Task item
In the listing below, find the line that contains "if (ra.L <= 0) return DCV_OK;" and the line that contains "if (count <= 0) return;". Quote both and every line between them, exactly, and nothing more.

Excerpted records
******

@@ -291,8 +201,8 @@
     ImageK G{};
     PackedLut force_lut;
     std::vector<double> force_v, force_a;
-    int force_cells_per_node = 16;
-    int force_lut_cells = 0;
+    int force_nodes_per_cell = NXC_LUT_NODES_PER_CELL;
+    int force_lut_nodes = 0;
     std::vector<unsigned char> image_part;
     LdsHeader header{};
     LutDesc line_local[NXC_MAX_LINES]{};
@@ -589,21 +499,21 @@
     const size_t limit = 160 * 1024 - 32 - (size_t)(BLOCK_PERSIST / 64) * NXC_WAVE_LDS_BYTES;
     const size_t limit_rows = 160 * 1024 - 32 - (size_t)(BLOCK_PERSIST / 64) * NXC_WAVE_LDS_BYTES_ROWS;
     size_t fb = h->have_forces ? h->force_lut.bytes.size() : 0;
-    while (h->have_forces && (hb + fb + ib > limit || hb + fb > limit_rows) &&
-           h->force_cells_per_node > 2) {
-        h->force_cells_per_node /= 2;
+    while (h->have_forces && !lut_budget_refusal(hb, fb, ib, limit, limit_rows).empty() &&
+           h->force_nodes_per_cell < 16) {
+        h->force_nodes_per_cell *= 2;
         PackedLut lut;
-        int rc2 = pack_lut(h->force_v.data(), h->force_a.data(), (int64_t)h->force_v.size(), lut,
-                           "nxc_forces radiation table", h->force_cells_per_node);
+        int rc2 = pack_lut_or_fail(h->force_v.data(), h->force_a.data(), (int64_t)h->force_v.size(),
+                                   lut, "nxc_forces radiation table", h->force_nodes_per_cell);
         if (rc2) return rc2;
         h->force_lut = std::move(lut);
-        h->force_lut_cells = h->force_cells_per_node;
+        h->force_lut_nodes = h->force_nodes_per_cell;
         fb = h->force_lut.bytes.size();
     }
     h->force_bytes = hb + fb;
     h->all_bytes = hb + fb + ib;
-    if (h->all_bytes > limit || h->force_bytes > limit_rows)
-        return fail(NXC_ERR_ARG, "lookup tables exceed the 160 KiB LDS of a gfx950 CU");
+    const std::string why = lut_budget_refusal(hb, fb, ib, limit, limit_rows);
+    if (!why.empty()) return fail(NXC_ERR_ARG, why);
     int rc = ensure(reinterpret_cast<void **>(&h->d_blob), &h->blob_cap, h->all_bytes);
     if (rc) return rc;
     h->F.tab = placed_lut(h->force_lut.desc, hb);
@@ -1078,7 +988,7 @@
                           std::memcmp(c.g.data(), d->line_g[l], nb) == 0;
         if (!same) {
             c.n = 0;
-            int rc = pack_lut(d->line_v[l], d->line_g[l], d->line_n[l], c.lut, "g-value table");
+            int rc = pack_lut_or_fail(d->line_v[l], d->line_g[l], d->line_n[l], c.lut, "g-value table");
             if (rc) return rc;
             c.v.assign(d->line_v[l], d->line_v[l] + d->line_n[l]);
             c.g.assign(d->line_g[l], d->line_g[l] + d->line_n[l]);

******

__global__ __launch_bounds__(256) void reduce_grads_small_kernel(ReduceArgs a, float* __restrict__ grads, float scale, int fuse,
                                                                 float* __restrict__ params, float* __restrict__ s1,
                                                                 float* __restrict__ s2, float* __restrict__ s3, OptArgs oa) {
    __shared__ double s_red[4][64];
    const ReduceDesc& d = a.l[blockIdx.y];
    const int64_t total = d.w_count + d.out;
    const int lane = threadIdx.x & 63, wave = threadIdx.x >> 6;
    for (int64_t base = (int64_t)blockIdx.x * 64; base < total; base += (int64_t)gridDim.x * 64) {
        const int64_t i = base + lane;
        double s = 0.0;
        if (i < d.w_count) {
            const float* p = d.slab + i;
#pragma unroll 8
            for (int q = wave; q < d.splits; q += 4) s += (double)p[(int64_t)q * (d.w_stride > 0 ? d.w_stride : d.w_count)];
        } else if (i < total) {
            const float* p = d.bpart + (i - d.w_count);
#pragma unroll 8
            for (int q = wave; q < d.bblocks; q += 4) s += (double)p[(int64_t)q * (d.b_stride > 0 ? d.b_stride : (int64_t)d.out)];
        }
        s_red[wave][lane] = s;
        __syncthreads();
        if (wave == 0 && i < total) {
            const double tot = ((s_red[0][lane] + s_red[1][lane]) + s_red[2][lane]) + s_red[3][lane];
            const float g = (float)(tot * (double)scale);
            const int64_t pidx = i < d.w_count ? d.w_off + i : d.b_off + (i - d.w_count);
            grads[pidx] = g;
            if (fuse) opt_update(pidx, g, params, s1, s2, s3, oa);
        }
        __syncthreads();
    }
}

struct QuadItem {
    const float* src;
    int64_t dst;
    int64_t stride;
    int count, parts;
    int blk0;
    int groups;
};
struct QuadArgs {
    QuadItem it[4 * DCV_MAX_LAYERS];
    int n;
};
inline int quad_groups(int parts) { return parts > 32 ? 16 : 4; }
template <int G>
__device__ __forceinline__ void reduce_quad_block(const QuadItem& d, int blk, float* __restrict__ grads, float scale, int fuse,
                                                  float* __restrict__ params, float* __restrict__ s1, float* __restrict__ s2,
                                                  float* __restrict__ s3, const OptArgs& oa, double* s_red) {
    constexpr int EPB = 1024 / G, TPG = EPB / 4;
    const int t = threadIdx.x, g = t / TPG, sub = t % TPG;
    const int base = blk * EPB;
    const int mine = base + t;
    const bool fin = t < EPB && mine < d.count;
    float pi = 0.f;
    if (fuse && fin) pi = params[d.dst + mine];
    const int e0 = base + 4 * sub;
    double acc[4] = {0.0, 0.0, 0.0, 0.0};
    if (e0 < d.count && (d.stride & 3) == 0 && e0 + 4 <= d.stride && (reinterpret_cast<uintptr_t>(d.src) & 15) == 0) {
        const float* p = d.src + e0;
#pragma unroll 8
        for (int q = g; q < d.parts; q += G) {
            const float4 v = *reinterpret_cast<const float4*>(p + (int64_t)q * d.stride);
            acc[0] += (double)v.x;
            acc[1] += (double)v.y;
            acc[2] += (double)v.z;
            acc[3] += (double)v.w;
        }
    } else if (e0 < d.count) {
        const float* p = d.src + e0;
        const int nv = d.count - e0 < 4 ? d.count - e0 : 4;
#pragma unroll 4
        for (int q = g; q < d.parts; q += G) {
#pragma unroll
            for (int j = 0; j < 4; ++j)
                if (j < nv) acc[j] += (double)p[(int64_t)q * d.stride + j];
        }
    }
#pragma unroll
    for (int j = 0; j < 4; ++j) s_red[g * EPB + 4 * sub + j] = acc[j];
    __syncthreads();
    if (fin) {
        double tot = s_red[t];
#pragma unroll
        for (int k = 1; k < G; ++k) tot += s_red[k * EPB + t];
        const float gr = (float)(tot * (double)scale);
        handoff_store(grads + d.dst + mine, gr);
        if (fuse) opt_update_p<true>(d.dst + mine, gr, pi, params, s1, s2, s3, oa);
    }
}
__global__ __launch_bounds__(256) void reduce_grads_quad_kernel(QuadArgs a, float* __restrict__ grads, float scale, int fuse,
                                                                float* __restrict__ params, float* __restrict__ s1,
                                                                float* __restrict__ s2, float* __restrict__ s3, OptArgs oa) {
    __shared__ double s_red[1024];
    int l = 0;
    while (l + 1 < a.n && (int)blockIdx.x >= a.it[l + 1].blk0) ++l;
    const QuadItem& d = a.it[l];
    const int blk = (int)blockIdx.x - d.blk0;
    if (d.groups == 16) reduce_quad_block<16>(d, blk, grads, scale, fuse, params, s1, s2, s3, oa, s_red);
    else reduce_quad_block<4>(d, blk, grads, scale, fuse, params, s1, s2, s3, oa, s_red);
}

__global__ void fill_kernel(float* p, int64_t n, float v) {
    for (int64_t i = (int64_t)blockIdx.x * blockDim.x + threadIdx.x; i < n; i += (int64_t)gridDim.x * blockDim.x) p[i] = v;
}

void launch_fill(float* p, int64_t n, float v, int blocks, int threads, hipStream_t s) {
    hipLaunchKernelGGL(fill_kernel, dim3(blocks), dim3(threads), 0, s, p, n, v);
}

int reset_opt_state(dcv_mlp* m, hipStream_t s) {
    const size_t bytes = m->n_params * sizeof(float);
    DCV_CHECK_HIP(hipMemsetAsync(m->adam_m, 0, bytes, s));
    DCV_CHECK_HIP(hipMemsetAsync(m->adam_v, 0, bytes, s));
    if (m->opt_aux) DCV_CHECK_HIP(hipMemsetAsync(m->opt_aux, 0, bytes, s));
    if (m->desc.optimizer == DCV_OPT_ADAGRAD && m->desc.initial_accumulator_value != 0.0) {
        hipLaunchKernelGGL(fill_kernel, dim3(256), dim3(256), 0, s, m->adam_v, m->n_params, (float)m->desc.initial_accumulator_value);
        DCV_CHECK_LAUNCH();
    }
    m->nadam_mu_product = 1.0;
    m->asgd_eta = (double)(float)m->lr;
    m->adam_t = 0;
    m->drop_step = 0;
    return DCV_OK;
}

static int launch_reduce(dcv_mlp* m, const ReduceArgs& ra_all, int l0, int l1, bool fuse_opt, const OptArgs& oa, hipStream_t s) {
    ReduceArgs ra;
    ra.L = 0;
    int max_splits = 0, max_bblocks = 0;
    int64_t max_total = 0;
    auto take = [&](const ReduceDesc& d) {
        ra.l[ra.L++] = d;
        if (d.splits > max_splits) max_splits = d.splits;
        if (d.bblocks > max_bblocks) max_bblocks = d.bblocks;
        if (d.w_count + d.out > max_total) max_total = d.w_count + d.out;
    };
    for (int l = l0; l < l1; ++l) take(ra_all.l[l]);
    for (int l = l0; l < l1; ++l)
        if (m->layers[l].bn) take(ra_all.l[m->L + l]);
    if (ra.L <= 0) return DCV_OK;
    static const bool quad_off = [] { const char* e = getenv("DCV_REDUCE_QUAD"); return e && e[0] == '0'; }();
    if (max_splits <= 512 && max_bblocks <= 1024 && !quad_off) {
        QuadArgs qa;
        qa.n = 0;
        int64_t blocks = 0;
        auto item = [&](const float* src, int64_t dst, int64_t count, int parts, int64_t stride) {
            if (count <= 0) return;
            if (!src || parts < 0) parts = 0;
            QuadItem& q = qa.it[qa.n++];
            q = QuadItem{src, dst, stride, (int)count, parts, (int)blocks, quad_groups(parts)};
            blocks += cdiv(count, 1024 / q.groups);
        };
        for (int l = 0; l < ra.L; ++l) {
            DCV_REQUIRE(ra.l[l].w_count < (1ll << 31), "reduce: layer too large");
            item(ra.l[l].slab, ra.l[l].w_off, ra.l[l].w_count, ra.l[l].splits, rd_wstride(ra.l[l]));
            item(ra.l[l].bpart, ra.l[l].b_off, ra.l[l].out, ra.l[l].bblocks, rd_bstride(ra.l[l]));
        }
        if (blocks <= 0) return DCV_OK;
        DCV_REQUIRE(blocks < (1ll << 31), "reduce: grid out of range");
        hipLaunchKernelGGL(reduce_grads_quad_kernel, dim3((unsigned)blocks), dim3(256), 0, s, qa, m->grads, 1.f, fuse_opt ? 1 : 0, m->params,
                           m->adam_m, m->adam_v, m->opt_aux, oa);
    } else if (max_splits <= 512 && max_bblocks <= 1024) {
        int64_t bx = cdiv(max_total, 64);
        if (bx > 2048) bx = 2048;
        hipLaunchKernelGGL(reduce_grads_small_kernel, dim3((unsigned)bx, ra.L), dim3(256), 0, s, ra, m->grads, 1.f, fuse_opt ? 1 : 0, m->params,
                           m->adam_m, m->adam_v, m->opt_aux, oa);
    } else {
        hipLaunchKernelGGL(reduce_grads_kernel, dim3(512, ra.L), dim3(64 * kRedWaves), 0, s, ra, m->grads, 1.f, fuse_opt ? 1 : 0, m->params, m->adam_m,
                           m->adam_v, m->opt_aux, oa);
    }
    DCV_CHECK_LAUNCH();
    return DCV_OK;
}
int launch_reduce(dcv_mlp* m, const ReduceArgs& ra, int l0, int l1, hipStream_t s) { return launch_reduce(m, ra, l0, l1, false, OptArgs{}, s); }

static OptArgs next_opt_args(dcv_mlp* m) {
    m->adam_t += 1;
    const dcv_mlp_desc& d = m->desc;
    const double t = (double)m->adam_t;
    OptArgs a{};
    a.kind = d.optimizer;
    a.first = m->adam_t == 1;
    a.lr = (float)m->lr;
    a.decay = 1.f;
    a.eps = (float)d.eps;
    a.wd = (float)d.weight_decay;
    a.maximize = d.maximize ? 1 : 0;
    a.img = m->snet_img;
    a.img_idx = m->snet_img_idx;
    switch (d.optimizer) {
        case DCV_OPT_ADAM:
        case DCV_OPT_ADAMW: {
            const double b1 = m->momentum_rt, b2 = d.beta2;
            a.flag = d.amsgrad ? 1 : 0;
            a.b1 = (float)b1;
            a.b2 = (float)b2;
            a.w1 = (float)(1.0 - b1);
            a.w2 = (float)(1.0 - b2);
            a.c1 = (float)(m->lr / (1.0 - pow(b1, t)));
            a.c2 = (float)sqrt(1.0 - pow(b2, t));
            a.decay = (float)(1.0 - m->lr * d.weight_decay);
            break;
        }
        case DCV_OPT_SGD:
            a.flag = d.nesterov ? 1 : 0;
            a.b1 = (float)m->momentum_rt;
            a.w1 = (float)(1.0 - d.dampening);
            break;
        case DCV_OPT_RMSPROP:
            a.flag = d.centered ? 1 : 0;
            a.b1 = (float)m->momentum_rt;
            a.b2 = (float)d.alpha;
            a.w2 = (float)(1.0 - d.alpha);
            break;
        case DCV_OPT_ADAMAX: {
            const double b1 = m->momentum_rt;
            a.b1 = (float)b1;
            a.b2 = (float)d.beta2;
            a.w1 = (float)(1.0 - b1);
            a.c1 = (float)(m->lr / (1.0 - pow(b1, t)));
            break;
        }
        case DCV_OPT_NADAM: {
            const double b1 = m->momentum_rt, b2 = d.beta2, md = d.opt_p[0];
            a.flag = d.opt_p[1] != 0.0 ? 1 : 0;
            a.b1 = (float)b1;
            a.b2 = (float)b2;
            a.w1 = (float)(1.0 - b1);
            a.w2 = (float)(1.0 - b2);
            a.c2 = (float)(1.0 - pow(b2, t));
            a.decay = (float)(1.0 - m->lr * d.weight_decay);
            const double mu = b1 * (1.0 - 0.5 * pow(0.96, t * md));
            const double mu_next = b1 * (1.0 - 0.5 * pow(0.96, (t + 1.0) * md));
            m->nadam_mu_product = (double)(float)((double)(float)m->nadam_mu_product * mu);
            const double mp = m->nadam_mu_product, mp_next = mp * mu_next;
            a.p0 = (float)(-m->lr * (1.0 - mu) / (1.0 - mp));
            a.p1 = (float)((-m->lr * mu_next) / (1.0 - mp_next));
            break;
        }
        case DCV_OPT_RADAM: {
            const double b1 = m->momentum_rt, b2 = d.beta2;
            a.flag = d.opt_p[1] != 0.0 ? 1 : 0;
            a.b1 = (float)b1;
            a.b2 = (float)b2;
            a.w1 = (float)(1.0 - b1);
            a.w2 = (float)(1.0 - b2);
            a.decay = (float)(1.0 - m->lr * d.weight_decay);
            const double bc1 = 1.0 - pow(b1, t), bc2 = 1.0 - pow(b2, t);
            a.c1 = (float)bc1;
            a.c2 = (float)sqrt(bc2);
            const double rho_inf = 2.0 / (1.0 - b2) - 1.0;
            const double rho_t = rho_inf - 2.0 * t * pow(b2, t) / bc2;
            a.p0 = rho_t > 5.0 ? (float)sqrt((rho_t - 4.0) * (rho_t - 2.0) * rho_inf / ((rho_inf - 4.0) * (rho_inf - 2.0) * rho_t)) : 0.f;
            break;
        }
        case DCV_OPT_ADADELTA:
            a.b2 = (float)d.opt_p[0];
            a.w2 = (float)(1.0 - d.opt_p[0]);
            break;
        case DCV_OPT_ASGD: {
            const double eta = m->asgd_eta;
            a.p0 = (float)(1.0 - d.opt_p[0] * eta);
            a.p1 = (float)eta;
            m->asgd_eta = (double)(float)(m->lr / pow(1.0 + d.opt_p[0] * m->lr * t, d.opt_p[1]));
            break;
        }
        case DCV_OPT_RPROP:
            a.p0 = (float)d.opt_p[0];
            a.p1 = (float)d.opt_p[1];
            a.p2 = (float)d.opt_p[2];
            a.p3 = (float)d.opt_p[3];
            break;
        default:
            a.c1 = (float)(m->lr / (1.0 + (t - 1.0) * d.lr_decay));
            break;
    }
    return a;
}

******

Answer for the task
    if (ra.L <= 0) return DCV_OK;
    static const bool quad_off = [] { const char* e = getenv("DCV_REDUCE_QUAD"); return e && e[0] == '0'; }();
    if (max_splits <= 512 && max_bblocks <= 1024 && !quad_off) {
        QuadArgs qa;
        qa.n = 0;
        int64_t blocks = 0;
        auto item = [&](const float* src, int64_t dst, int64_t count, int parts, int64_t stride) {
            if (count <= 0) return;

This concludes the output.